# Shadow has found his wings



## Kinsey (Jun 14, 2009)

I know this is a rat forum, but I needed to put this up.

A year ago, i lost my best and only friend.
I was a loner in school, everyone laughed at me, and I never once had a guy like me. I was depressed, lonely, and wanted to die.

One day I was walking into my yard to go in the house through the back door, and a little bird hopped acrost my path. He held his wing up and sideways, and was in a lot of pain.
I spent that entire afternoon trying to capture him, but he was smart and fast, and evaded me, the dog, the neigbor's bibi gun, and foxes. How long he had been that way I had no way of knowing.

A week later I saw him again, and, managed to corner him against the house. I threw a towel over him and put him Carefully into a box. He managed again to escape. I again spent two hours catching him again. I put him in a small canary cage that was in our garage for some reason, even though I never had birds. I covered the cage and the panicked, shrieking bird inside and carried it to my bedroom, where I stuck it on my desk and sat there singing to him.
He calmed down somewhat.
For the next days I went to school, came home, Cleaned out his wing, which had bones jutting out of it, and sang to him while doing homework.
I tamed him to the point where I could handle him, and he soon figured out how to open his cage, which was too small anyway, and run around the room. He always came back though.

His wing healed very, very slowly. even when it was mended, he carried it high on his back, and could not fly.

I taught him to wear a harness, which I saved my money and bought for him, and the little starling became my constant companion. I went to school, I came home, I harnessed up Shadow. I went to the dollar store, I went to my friend's houses for dinner, always with him on my shoulder.

he learned to whistle, to imitate the phone, a rooster, a quail, and a cat. i could swear he laughed when I ran into the room thinking a cat had got into there. Or to answer the 'phone'.


Everyone I met knew me for my bird, and all of my brother's friends called me bird woman.

My mother invested in a huge iron cage, which we put on our porch.
But one day, the inevitable happened.
I walked out to feed him and say goodbye to him on the morning of a trip to yellowstone park, and found him lying on the bottom of his cage, not moving.

I picked him up, and he sighed and rubbed on my hand. His head was on almost backwords. It was clear he had taken a fall and had only a short time left to live. In the time I held him, which lasted maybe 20 minutes, he changed me. He loved me, and I knew it. As strange as it is that a little 13 year old girl could understand him like I did, in only 5 months, We had something amazing.

As his time ticked closer, I surfed the internet as fast as I could to try and figure out a way to save him. I found nothing, but I held him warm in my arms.

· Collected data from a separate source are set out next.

+                rs_o = tile_rsrc(p.out_f32 + (size_t)m0 * p.ldc, (size_t)(p.M - m0 < 256 ? p.M - m0 : 256) * p.ldc * 4);
+                pn0 = n0; pvb = vb;
+                m0 = nm0; n0 = nn0; vb = vnext;
+            }
+            GEMM8_ITER(false, false, MFMA_Q, 0, 0, 0);
+        } else {
         if constexpr (RI) {
-            GEMM8_ITER(true, true, MFMA_Q);
+            GEMM8_ITER(true, true, MFMA_Q, 32, 18, 12);
             t = 2;
         }
-        for (; t + 2 < T; t += 2) GEMM8_ITER(true, false, MFMA_Q);
-        GEMM8_ITER(false, false, MFMA_Q);
+        for (; t + 2 < T; t += 2) GEMM8_ITER(true, false, MFMA_Q, 0, 0, 0);
+        GEMM8_ITER(false, false, MFMA_Q, 0, 0, 0);
+        }
     } else {
         int t = 0;
 #if MDPT_HAVE_F8
         if constexpr (F8) {
 #define MQ8A(QM_, QN_, FB_) MFMA_Q8(QM_, QN_, FB_, wsc)
 #define MQ8B(QM_, QN_, FB_) MFMA_Q8(QM_, QN_, FB_, wsc_lo)
-            for (; t < T8a; t += 2) GEMM8_ITER(true, false, MQ8A);
-            for (; t < T8; t += 2) GEMM8_ITER(true, false, MQ8B);
+            for (; t < T8a; t += 2) GEMM8_ITER(true, false, MQ8A, 0, 0, 0);
+            for (; t < T8; t += 2) GEMM8_ITER(true, false, MQ8B, 0, 0, 0);
 #undef MQ8A
 #undef MQ8B
         }
 #endif
         for (; t < T; t += 2) {
             const bool more = t + 2 < T;
-            GEMM8_ITER(more, (RI && t == 0), MFMA_Q);
+            GEMM8_ITER(more, (RI && t == 0), MFMA_Q, 32, 18, 12);
         }
     }
 #undef GEMM8_ITER
@@ -551,7 +628,7 @@
         if (p.dbg_times && tid == 0) {
             const unsigned long long t_issued = memtime_now();
             asm volatile("s_waitcnt vmcnt(0)" ::: "memory");
-            unsigned long long* d = p.dbg_times + (size_t)blockIdx.x * 6;
+            unsigned long long* d = p.dbg_times + (size_t)vb * 6;
             d[0] = t_start; d[1] = t_first; d[2] = t_loop; d[3] = memtime_now();
             d[4] = t_issued;
             d[5] = __builtin_amdgcn_s_getreg(4 << 0 | 0 << 6 | 31 << 11);
@@ -621,6 +698,15 @@
         return DM_RINIT;
     if (plain && fits && p.out_f32 && !p.out_hi && !p.gamma && !p.resid && p.act == MDPT_ACT_NONE && !p.relu_bf16) return DM_F32;
     return DM_NONE;
+}
+
+__global__ __launch_bounds__(512, 1) void gemm8_rinit_persistent_kernel(const GemmParams p) {
+    extern __shared__ __attribute__((aligned(16))) char smem[];
+    unsigned long long t_start = 0;
+    if (p.dbg_times) t_start = memtime_now();
+    int m0, n0;
+    tile_coords_of(p.ptiles, (int)blockIdx.x, (p.N + 255) / 256, 256, 256, m0, n0);
+    gemm8_body<MDPT_A_DENSE, MDPT_E_GENERIC, true, true, true, false, true>(p, smem, DM_RINIT, m0, n0, t_start);
 }
 
 template <int AMODE, int EKIND, int DMODE, bool F8 = false>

His time came, much faster than it should have. He screamed and covulsed in my hands, He thrashed and shrieked in agony, he wrapped his claws around my fingers, and then he let out his last breath and left me.
I cried then like none other, as I am crying now, a year later.

But life had to go on, we had a trip planned. So I put him into a box and sat it in our garage, and climbed into the car.
That entire trip was ****. I spent the whole thing vomiting up my food and crying. I cut..I screamed...I swore...


And for a year it was like that, multiple suicide attempts...and so my dad got me Romeo. And he brought me back, the little beast that he is. I still miss shadow, I always will, he was a gift from the heavens. He was just like me, hated for who he was, a Starling. People tried to kill him. People shunned me. But we always had eachother. And I will Always, Always miss that silly little beast of a bird.


----------



## begoodtoanimals (Dec 6, 2007)

What a sweet story. You have done a tremendous job, caring and protecting this little bird. You must be proud of yourself.
I work at a wild life rehab center and starlings and house sparrows are banned. I have taken home a House Sparrow and set it free after it was old enough. Bless you for rescuing Shadow. Imagine him as an Angel with two healthy wings, following you everywhere. True friends never leave you. 
Maybe you would enjoy working in a wild life rehab center, although there are not always happy endings but the ones that make it back into the wild make up for everything else.
When I was young I have found numerous animals that needed help and I am sure they know how to find you too. 
I hope you love life again.


----------



## Kinsey (Jun 14, 2009)

yes, I do feel a lot better now. It was Romeo, my ratty, that pulled me through.


----------



## Corpseflower (Jun 12, 2009)

That's such a sweet story. It really brought a tear to my eye. RIP Shadow.


----------



## maddy (Jul 27, 2009)

wow...that ws really beautiful!
have u ever considered songwriting or poetry??
i think you'd be really good at both if u gave them a go
u could write the words and i could write the music 
then atatch them to email to u nd let u have them
so it would be a colaboration over the net..


----------



## kokosammy7 (Aug 3, 2009)

Wow, I'm crying now...lol....that was a beautiful and touching story, and I'm glad that you and shadow found each other, even if for such a short time. he will always be in your heart. RIP beautiful shadow!!!


----------



## teresaisaacs (Jul 31, 2009)

a beautiful story hun... it touched me in ways many haven't...


----------



## Kinsey (Jun 14, 2009)

thanks guys... :] I just hope romeo hangs around. <33 he's fine now.


----------